Supplied data =>
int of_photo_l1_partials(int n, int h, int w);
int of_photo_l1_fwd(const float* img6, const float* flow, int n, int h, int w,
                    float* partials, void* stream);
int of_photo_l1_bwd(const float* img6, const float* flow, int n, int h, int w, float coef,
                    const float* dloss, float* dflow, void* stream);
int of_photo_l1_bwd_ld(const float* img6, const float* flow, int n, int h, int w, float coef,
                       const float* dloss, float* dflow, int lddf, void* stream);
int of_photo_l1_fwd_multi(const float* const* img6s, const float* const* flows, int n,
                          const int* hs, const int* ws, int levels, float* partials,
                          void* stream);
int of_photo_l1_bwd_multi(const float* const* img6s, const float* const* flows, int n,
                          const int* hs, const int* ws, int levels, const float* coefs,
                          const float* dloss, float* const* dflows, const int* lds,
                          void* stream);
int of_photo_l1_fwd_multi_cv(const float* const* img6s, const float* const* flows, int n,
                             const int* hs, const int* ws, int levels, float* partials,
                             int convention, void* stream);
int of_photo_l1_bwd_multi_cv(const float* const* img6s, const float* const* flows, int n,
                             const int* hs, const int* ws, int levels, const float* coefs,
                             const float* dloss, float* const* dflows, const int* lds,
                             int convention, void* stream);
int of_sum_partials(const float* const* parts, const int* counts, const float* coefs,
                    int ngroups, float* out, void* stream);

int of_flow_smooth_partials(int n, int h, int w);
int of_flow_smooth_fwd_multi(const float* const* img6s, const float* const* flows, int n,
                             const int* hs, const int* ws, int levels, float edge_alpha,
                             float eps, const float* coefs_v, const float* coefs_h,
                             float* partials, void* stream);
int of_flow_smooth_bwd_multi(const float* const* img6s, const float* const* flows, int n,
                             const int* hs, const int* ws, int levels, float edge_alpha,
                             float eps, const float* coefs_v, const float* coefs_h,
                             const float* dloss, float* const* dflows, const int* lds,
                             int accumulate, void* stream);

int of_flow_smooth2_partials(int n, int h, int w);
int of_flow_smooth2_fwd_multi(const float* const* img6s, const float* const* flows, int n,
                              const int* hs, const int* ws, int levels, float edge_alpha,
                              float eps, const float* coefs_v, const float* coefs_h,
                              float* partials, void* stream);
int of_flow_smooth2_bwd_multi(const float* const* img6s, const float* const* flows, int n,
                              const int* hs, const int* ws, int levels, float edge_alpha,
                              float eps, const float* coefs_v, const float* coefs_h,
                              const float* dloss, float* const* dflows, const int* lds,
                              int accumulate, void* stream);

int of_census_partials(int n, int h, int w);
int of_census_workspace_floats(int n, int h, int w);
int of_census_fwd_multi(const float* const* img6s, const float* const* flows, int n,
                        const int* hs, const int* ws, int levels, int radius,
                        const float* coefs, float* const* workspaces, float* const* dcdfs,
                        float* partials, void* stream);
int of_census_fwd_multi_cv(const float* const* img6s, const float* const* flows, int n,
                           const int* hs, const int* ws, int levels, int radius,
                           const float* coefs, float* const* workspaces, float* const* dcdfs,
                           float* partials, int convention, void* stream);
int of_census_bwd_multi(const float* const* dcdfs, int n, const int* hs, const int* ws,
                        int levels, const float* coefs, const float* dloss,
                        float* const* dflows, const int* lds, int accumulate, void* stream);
==
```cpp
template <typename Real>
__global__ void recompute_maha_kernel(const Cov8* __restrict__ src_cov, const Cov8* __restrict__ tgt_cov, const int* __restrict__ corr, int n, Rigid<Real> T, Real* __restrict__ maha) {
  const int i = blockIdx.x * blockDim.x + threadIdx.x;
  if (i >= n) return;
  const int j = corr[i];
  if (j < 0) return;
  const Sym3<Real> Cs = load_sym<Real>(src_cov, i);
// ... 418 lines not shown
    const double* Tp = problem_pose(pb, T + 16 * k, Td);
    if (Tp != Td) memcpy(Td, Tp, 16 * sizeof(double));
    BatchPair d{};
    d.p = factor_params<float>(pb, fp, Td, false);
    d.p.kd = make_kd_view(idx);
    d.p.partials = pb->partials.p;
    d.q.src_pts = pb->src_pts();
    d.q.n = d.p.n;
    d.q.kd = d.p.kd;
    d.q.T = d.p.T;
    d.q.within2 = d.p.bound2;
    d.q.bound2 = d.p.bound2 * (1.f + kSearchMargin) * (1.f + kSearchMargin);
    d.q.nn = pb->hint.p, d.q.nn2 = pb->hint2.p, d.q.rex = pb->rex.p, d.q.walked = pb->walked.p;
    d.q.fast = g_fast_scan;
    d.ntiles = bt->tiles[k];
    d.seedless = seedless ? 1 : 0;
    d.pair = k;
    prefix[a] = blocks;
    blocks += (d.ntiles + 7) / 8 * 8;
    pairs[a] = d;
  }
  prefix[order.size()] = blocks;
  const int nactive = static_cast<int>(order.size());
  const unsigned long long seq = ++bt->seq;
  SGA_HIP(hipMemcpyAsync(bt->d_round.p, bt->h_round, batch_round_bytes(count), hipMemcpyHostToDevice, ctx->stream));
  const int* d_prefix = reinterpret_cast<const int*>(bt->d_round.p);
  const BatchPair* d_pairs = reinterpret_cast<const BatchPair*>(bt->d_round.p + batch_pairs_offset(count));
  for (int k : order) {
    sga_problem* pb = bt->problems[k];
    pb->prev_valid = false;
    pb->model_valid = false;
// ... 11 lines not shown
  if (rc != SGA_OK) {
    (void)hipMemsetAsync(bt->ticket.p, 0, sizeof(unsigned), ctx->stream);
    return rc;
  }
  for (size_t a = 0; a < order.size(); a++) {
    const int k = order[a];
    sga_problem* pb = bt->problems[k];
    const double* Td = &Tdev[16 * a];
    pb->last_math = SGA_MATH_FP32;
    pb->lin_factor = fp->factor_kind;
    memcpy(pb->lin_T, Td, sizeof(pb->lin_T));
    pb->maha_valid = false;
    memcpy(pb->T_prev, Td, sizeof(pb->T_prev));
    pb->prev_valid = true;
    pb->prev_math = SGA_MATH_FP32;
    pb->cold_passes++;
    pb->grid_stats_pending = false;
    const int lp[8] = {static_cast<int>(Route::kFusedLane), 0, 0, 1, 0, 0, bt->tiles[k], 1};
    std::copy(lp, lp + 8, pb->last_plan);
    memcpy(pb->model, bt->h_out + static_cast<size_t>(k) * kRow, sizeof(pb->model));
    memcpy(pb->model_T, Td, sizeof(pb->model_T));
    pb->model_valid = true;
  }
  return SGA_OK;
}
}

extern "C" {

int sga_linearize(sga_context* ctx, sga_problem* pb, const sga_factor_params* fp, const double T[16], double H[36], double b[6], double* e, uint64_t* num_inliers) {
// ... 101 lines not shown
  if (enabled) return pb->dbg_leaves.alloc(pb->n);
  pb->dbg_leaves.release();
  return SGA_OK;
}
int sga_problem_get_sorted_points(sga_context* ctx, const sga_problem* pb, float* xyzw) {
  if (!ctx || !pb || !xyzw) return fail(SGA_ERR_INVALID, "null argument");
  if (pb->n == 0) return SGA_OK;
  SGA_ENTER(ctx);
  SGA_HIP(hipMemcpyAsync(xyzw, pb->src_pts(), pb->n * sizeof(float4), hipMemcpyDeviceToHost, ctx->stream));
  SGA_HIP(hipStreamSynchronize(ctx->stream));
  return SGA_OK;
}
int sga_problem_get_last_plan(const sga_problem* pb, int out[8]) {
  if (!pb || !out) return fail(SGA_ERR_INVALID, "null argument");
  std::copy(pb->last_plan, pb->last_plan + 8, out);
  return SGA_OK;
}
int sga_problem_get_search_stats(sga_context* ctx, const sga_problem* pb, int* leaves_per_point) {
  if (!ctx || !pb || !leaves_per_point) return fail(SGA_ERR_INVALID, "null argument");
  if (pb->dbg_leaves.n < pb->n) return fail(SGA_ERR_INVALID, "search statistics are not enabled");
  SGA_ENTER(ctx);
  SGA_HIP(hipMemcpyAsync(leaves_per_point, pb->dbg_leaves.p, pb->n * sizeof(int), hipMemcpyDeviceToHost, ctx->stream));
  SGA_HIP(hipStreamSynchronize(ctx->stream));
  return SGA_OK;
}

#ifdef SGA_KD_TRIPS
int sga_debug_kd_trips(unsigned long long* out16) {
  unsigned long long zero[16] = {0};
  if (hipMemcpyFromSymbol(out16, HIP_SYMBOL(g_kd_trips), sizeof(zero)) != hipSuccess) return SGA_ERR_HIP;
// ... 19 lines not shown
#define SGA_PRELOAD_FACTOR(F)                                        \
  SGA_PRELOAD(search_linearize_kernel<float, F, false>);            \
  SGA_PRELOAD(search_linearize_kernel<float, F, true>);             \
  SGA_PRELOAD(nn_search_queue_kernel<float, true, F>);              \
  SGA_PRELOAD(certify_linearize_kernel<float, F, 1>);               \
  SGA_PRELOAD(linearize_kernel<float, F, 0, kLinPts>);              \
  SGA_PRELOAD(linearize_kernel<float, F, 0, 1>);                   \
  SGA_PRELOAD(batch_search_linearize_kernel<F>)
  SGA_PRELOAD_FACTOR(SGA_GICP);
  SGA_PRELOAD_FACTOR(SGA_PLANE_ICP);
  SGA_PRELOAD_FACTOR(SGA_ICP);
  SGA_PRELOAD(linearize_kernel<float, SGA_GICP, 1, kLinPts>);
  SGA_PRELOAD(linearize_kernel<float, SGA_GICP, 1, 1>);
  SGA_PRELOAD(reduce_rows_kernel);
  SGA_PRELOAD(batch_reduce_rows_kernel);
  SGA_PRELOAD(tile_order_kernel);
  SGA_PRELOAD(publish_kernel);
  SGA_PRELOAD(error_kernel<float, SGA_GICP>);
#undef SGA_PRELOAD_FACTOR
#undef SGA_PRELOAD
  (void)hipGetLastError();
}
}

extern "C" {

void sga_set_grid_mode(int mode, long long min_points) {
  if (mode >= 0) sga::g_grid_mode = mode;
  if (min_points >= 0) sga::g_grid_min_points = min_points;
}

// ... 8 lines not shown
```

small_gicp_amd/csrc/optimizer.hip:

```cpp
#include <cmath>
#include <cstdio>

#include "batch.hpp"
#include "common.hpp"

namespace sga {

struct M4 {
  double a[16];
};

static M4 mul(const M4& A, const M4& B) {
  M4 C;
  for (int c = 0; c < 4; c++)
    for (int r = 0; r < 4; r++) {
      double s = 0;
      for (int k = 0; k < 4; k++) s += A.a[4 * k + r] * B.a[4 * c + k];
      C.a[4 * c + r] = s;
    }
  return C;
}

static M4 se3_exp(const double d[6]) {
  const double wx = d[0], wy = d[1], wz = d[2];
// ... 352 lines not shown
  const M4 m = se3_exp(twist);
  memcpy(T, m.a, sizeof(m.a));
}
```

Task instructions => Out of the entries, pull every line that mentions "radius".

Answer to this exercise =>
                        const int* hs, const int* ws, int levels, int radius,
                           const int* hs, const int* ws, int levels, int radius,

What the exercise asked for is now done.